**Exercise description:** If a line of the listing contains the string "totalTiles", return that line.

===

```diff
 uint32_t fast_tile_info(int level, int tileX, int tileY) { return ((uint32_t)level << 24) | ((uint32_t)tileY << 12) | (uint32_t)tileX; }
 
-void launch_fast_blur(hipStream_t s, int frames, int totalTiles, const PipelineDesc* dP, const uint32_t* dTileInfo,
-                      const uint8_t* gray0, size_t gray0FrameStride, int gray0Pitch, int gray0Aligned4, uint8_t* ws,
-                      uint32_t* cand, uint32_t* counters, uint16_t* tileRows)
+void launch_fast_blur(hipStream_t s, int frames, int tileBase, int nTiles, bool buildNext, const PipelineDesc* dP,
+                      const uint32_t* dTileInfo, const uint32_t* dTabs, const uint8_t* gray0, size_t gray0FrameStride, int gray0Pitch,
+                      int gray0Aligned4, uint8_t* ws, uint32_t* cand, uint32_t* counters, uint16_t* tileRows)
 {
     dim3 block(256);
-    dim3 grid(frames, totalTiles);
-#define ORBFE_LAUNCH_FB(M)                                                                                          \
-    hipLaunchKernelGGL(fast_blur_kernel<M>, grid, block, 0, s, dP, dTileInfo, gray0, gray0FrameStride, gray0Pitch, \
-                       gray0Aligned4, ws, cand, counters, tileRows)
+    dim3 grid(frames, nTiles);
+    if (buildNext) {
+        hipLaunchKernelGGL((fast_blur_kernel<3, true>), grid, block, 0, s, dP, dTileInfo, tileBase, dTabs, gray0, gray0FrameStride,
+                           gray0Pitch, gray0Aligned4, ws, cand, counters, tileRows);
+        return;
+    }
+#define ORBFE_LAUNCH_FB(M)                                                                                                      \
+    hipLaunchKernelGGL((fast_blur_kernel<M, false>), grid, block, 0, s, dP, dTileInfo, tileBase, dTabs, gray0, gray0FrameStride, \
+                       gray0Pitch, gray0Aligned4, ws, cand, counters, tileRows)
 #ifdef ORBFE_ABLATION
     static const int mode = [] {
         const char* e = getenv("ORBFE_FAST_MODE");
diff --git a/orb_slam3_v1.0_amd/csrc/launch.h b/orb_slam3_v1.0_amd/csrc/launch.h
--- a/orb_slam3_v1.0_amd/csrc/launch.h
+++ b/orb_slam3_v1.0_amd/csrc/launch.h
@@ -17,9 +17,10 @@
 
 void fast_tiles_for(int w, int h, int* tx, int* ty);
 uint32_t fast_tile_info(int level, int tileX, int tileY);
-void launch_fast_blur(hipStream_t s, int frames, int totalTiles, const PipelineDesc* dP, const uint32_t* dTileInfo,
-                      const uint8_t* gray0, size_t gray0FrameStride, int gray0Pitch, int gray0Aligned4, uint8_t* ws,
-                      uint32_t* cand, uint32_t* counters, uint16_t* tileRows);
+void launch_fast_blur(hipStream_t s, int frames, int tileBase, int nTiles, bool buildNext, const PipelineDesc* dP,
+                      const uint32_t* dTileInfo, const uint32_t* dTabs, const uint8_t* gray0, size_t gray0FrameStride, int gray0Pitch,
+                      int gray0Aligned4, uint8_t* ws, uint32_t* cand, uint32_t* counters, uint16_t* tileRows);
+bool fast_next_level_fits(const uint32_t* xtab, const uint32_t* ytab, int sw, int sh, int dw, int dh, uint32_t* own);
 
 int quadtree_node_capacity(int maxNodeCap);
 size_t quadtree_scratch_bytes_per_block(int maxNodeCap);
diff --git a/orb_slam3_v1.0_amd/csrc/orbfe_host.cpp b/orb_slam3_v1.0_amd/csrc/orbfe_host.cpp
--- a/orb_slam3_v1.0_amd/csrc/orbfe_host.cpp
+++ b/orb_slam3_v1.0_amd/csrc/orbfe_host.cpp
@@ -13,6 +13,7 @@
 #include <vector>
 
 #include "launch.h"
+#include "fast_common.h"
 #include "match.h"
 #include "match_common.h"
 #include "match_proj.h"
@@ -59,6 +60,9 @@
     uint32_t* dTabs = nullptr;
     uint32_t* dTileInfo = nullptr;
     bool pyrFits[kMaxLevels]{};
+    bool fusedFits[kMaxLevels]{};
+    int fusedMinFrames = kFusedPyramidMinFrames;
+    bool fusedSplitOnly = false;
     float* dSf = nullptr;
 
     uint8_t* dIn = nullptr;
@@ -380,6 +384,9 @@
         tabOff += align_up((size_t)L.w, 4);
         L.ytabOff = tabOff;
         tabOff += align_up((size_t)L.h, 4);
+        tabOff = align_up(tabOff, 4);
+        L.ownOff = (uint32_t)tabOff;
+        tabOff += (size_t)L.tilesX + L.tilesY + 2;
         h->maxNodeCap = std::max(h->maxNodeCap, L.nodeCap);
     }
     if (status == ORBFE_OK && quadtree_node_capacity(h->maxNodeCap) == 0) status = ORBFE_ERR_UNSUPPORTED;
@@ -403,6 +410,9 @@
         if (pyramid_level_fits(tabs.data() + P.lv[l].xtabOff, tabs.data() + P.lv[l].ytabOff, P.lv[l - 1].w, P.lv[l - 1].h, P.lv[l].w,
                                P.lv[l].h))
             h->pyrFits[l] = true;
+    for (int l = 1; l < nL; l++)
+        h->fusedFits[l] = fast_next_level_fits(tabs.data() + P.lv[l].xtabOff, tabs.data() + P.lv[l].ytabOff, P.lv[l - 1].w, P.lv[l - 1].h,
+                                               P.lv[l].w, P.lv[l].h, tabs.data() + P.lv[l - 1].ownOff) && h->pyrFits[l];
 
 #define CREATE_CHK(call)                                                  \
     do {                                                                  \
@@ -467,6 +477,10 @@
     h->hDesc = h->hOutBlock + h->offDesc;
 #ifdef ORBFE_DIAG
     h->useGraph = getenv("ORBFE_NO_GRAPH") == nullptr;
+    if (const char* e = getenv("ORBFE_FUSED_PYRAMID")) {
+        h->fusedMinFrames = atoi(e) ? 1 : 0;
+        h->fusedSplitOnly = atoi(e) == 2;
+    }
 #endif
     CREATE_CHK(hipEventCreateWithFlags(&h->evExtract, hipEventDisableTiming));
     CREATE_CHK(hipEventCreateWithFlags(&h->evMatch, hipEventDisableTiming));
@@ -578,7 +592,8 @@
         h->evHead = (h->evHead + 1) % kEventSets;
         h->evCount++;
     }
-    const bool chainPyr = (long long)batch * nL <= 64 && !ev && nL > 1;
+    const bool fused = h->fusedMinFrames > 0 && batch >= h->fusedMinFrames && nL > 1;
+    const bool chainPyr = !fused && (long long)batch * nL <= 64 && !ev && nL > 1;
     if (!chainPyr) HIPCHK(h, hipMemsetAsync(h->dCounters, 0, (size_t)batch * nL * kCntWords * sizeof(uint32_t), s));
     if (ev) HIPCHK(h, hipEventRecord(ev[0], s));
     for (int l = 1; chainPyr && l < nL;) {
@@ -588,22 +603,32 @@
                              l == 1 ? h->dCounters : nullptr, nL * kCntWords);
         l += depth;
     }
-    for (int l = chainPyr ? nL : 1; l < nL; l++) {
+    auto pyramid_level = [&](int l) {
         const LevelDesc& S = P.lv[l - 1];
         const LevelDesc& D = P.lv[l];
         if (h->pyrFits[l] && (l > 1 || aligned4)) {
             launch_pyramid_level(s, batch, h->dP, l, D.w, D.h, d_gray, frame_stride, pitch, h->ws, h->dTabs);
-            continue;
+            return;
         }
         const uint8_t* src = l == 1 ? d_gray : h->ws + S.imgOff;
         const size_t sstride = l == 1 ? frame_stride : S.imgFrameStride;
         const int spitch = l == 1 ? pitch : S.pitch;
         launch_resize(s, batch, src, sstride, S.w, S.h, spitch, l == 1 ? aligned4 : 1, h->ws + D.imgOff, D.imgFrameStride, D.w, D.h,
                       D.pitch, h->dTabs + D.xtabOff, h->dTabs + D.ytabOff);
-    }
+    };
+    for (int l = chainPyr || (fused && !h->fusedSplitOnly) ? nL : 1; l < nL; l++) pyramid_level(l);
     if (ev) HIPCHK(h, hipEventRecord(ev[1], s));
-    launch_fast_blur(s, batch, P.totalTiles, h->dP, h->dTileInfo, d_gray, frame_stride, pitch, aligned4, h->ws, h->dCand, h->dCounters,
-                     h->dTileRows);
+    if (fused) {
+        for (int l = 0; l < nL; l++) {
+            const bool build = l + 1 < nL && h->fusedFits[l + 1] && !h->fusedSplitOnly;
+            launch_fast_blur(s, batch, P.lv[l].tileBase, P.lv[l].tilesX * P.lv[l].tilesY, build, h->dP, h->dTileInfo, h->dTabs, d_gray,
+                             frame_stride, pitch, aligned4, h->ws, h->dCand, h->dCounters, h->dTileRows);
+            if (l + 1 < nL && !build && !h->fusedSplitOnly) pyramid_level(l + 1);
+        }
+    } else {
+        launch_fast_blur(s, batch, 0, P.totalTiles, false, h->dP, h->dTileInfo, h->dTabs, d_gray, frame_stride, pitch, aligned4, h->ws,
+                         h->dCand, h->dCounters, h->dTileRows);
+    }
     if (ev) HIPCHK(h, hipEventRecord(ev[2], s));
     launch_quadtree(s, batch, nL, h->maxNodeCap, h->dP, h->dCand, h->dNodeOf, h->dCounters, h->dLvlKp, d_gray, frame_stride,
                     pitch, h->ws, h->dTileRows, h->dQtScratch);
diff --git a/orb_slam3_v1.0_amd/csrc/orbfe_internal.h b/orb_slam3_v1.0_amd/csrc/orbfe_internal.h
--- a/orb_slam3_v1.0_amd/csrc/orbfe_internal.h
+++ b/orb_slam3_v1.0_amd/csrc/orbfe_internal.h
@@ -69,7 +69,7 @@
     int kpBase;
     float invScale;
     int scaledPatch;
-    uint32_t pad_;
+    uint32_t ownOff;
     size_t imgOff;
     size_t imgFrameStride;
     size_t blurOff, blurFrameStride;
```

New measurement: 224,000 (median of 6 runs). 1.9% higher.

===

**Output of the exercise:**
-void launch_fast_blur(hipStream_t s, int frames, int totalTiles, const PipelineDesc* dP, const uint32_t* dTileInfo,
-    dim3 grid(frames, totalTiles);
-void launch_fast_blur(hipStream_t s, int frames, int totalTiles, const PipelineDesc* dP, const uint32_t* dTileInfo,
-    launch_fast_blur(s, batch, P.totalTiles, h->dP, h->dTileInfo, d_gray, frame_stride, pitch, aligned4, h->ws, h->dCand, h->dCounters,
+        launch_fast_blur(s, batch, 0, P.totalTiles, false, h->dP, h->dTileInfo, h->dTabs, d_gray, frame_stride, pitch, aligned4, h->ws,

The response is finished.